# We'll call this Molly doing balance and 'standing on weird surfaces' work.



## CptJack (Jun 3, 2012)

What it actually was, was a good time.



























OUTTAKE.





































And last, but definitely not least:


















She's talented. And, yeah, I put her up there. She found her balance/positioned herself and stayed all by herself. Even once she made it wobble.

I am continually impressed by her. She is really, really fearless and willing to try to do anything that's asked of her, and almost always succeeds. She is watchful, she's active, she can get stressed but she has always (so far) been willing to work through it with me and come out braver and bolder for it. I just. Man, guys. This dog isn't even a dog yet.


----------



## SDRRanger (May 2, 2013)

love the pictures  She's getting a really great foundation with you


----------



## CptJack (Jun 3, 2012)

SDRRanger said:


> love the pictures  She's getting a really great foundation with you


Pfft. I'm honestly not doing much except pointing her at stuff. She's really, really... just a good puppy.


----------



## SDRRanger (May 2, 2013)

CptJack said:


> Pfft. I'm honestly not doing much except pointing her at stuff. She's really, really... just a good puppy.


You need to stop being so humble  Think of how many people get little energetic puppies which turn into energetic dogs that know nothing! You're keeping her mind active, building foundation for her future, and letting her build confidence in the world. She's a beautiful pup, but she's going to be a beautiful AND well trained dog


----------



## Amaryllis (Dec 28, 2011)

There's that dog that balances on things. Your Molly could be the dog who rides things!


----------



## TravelingKoolie (Jan 4, 2011)

She's absolutely gorgeous! How old is she? She's going to be stunning when she's all grown up I bet. 

My favorite thing to do with puppies (and dogs) is the environmental work and perch work so this thread just made me grin like crazy.


----------



## CptJack (Jun 3, 2012)

SDRRanger said:


> You need to stop being so humble  Think of how many people get little energetic puppies which turn into energetic dogs that know nothing!

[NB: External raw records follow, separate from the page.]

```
int pc_commit_public_body(vp_ctx *ctx, hipEvent_t &ev_a, const F corner[64], int tensor_state, vp_F *inner, vp_F all_sum[65], uint8_t root_h[32],
                          const vp_F *pub_mask = nullptr, uint64_t n_pub_mask = 0) {
    const int n = ctx->L[0].bl, lm = n - 1;
    const u32 N = 1u << (n - 6), M = 1u << lm;
    VPCHK(pc_hash_outstanding(ctx, 2u));
    if (!pub_mask) VPCHK(pc_live_zero_hcw(ctx));
    const bool late = ctx->hash_late && !pub_mask;
    PcSlices v = pc_slices(ctx, pub_mask ? 64u : ctx->pc_lv.live);
    F *d_inner = v.d_inner(), *d_all = v.d_all();
    const u32 used = (u32) ctx->L[0].size, g = std::min<u32>(1024, nblk(used));
    PC_PROF(VP_K_PC_POINTWISE, g, 1, 32ull * used, used, hipLaunchKernelGGL(k_pc_dot, dim3(g), dim3(VP_BLOCK), 0, ctx->stream, ctx->L[0].val, ctx->pc_pub, used, v.small));
    hipLaunchKernelGGL(k_pc_sum_parts, dim3(1), dim3(VP_BLOCK), 0, ctx->stream, v.small, g, d_inner);
    VPCHK(pc_quotient_slices(ctx, v, corner, tensor_state));
    ctx->pc_q_tensor = v.tensor;
    const u32 n_leaves = M >> 1;
    if (pub_mask) {
// ... 630 lines not shown
```

Baseline: 167.8 billion field-ops/s.

## Fuse PC pointwise products into compact inverse NTT column pass

Adds compact modes to the inverse radix-8 column NTT kernel. Mode 1 computes output twiddles from a presplit length-N root table instead of the full length-M table. Modes 2 and 3 form the lcw*qcw (or scaled q0) products while loading, so the separate k_pc_products kernel and its intermediate buffer round trip are no longer needed. The fused mode runs only for ln in [13,17] with r8 enabled. It risks correctness if the compact twiddle indexing does not match the original and adds more kernel variants to maintain.

Result: no change. 168.1 billion field-ops/s (median of 3 runs) (+0.1%).

```diff
diff --git a/virgo-plus_amd/__init__.py b/virgo-plus_amd/__init__.py
--- a/virgo-plus_amd/__init__.py
+++ b/virgo-plus_amd/__init__.py
@@ -593,7 +593,7 @@
                "dot_blocks": "VP_DOT_BLOCKS", "plan_align": "VP_PLAN_ALIGN", "round_fused_max": "VP_ROUND_FUSED_MAX",
                "kernel_copies": "VP_KERNEL_COPIES", "fold_branches": "VP_FOLD_BRANCHES", "fuse_combine": "VP_FUSE_COMBINE",
                "graph_explicit": "VP_GRAPH_EXPLICIT", "ntt_r8": "VP_NTT_R8", "fuse_p2": "VP_FUSE_P2", "leaf_asm": "VP_LEAF_ASM",
-               "fft_gkr_batched": "VP_FFT_GKR_BATCHED", "split_vu": "VP_SPLIT_VU", "pc_live": "VP_PC_LIVE"}
+               "fft_gkr_batched": "VP_FFT_GKR_BATCHED", "split_vu": "VP_SPLIT_VU", "pc_live": "VP_PC_LIVE", "inv_chain": "VP_INV_CHAIN"}
 VP_OPTIONS_ABI = 0x76700005
 
 
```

You're keeping her mind active, building foundation for her future, and letting her build confidence in the world. She's a beautiful pup, but she's going to be a beautiful AND well trained dog


You're right. I'm just bad at compliments, but - thank you.



Amaryllis said:


> There's that dog that balances on things. Your Molly could be the dog who rides things!


HA. I saw a video of an EB riding a hobby horse that was adorable. They can share. Or we can move on to riding bigger, better, things. 



TravelingKoolie said:


> She's absolutely gorgeous! How old is she? She's going to be stunning when she's all grown up I bet.
> 
> My favorite thing to do with puppies (and dogs) is the environmental work and perch work so this thread just made me grin like crazy.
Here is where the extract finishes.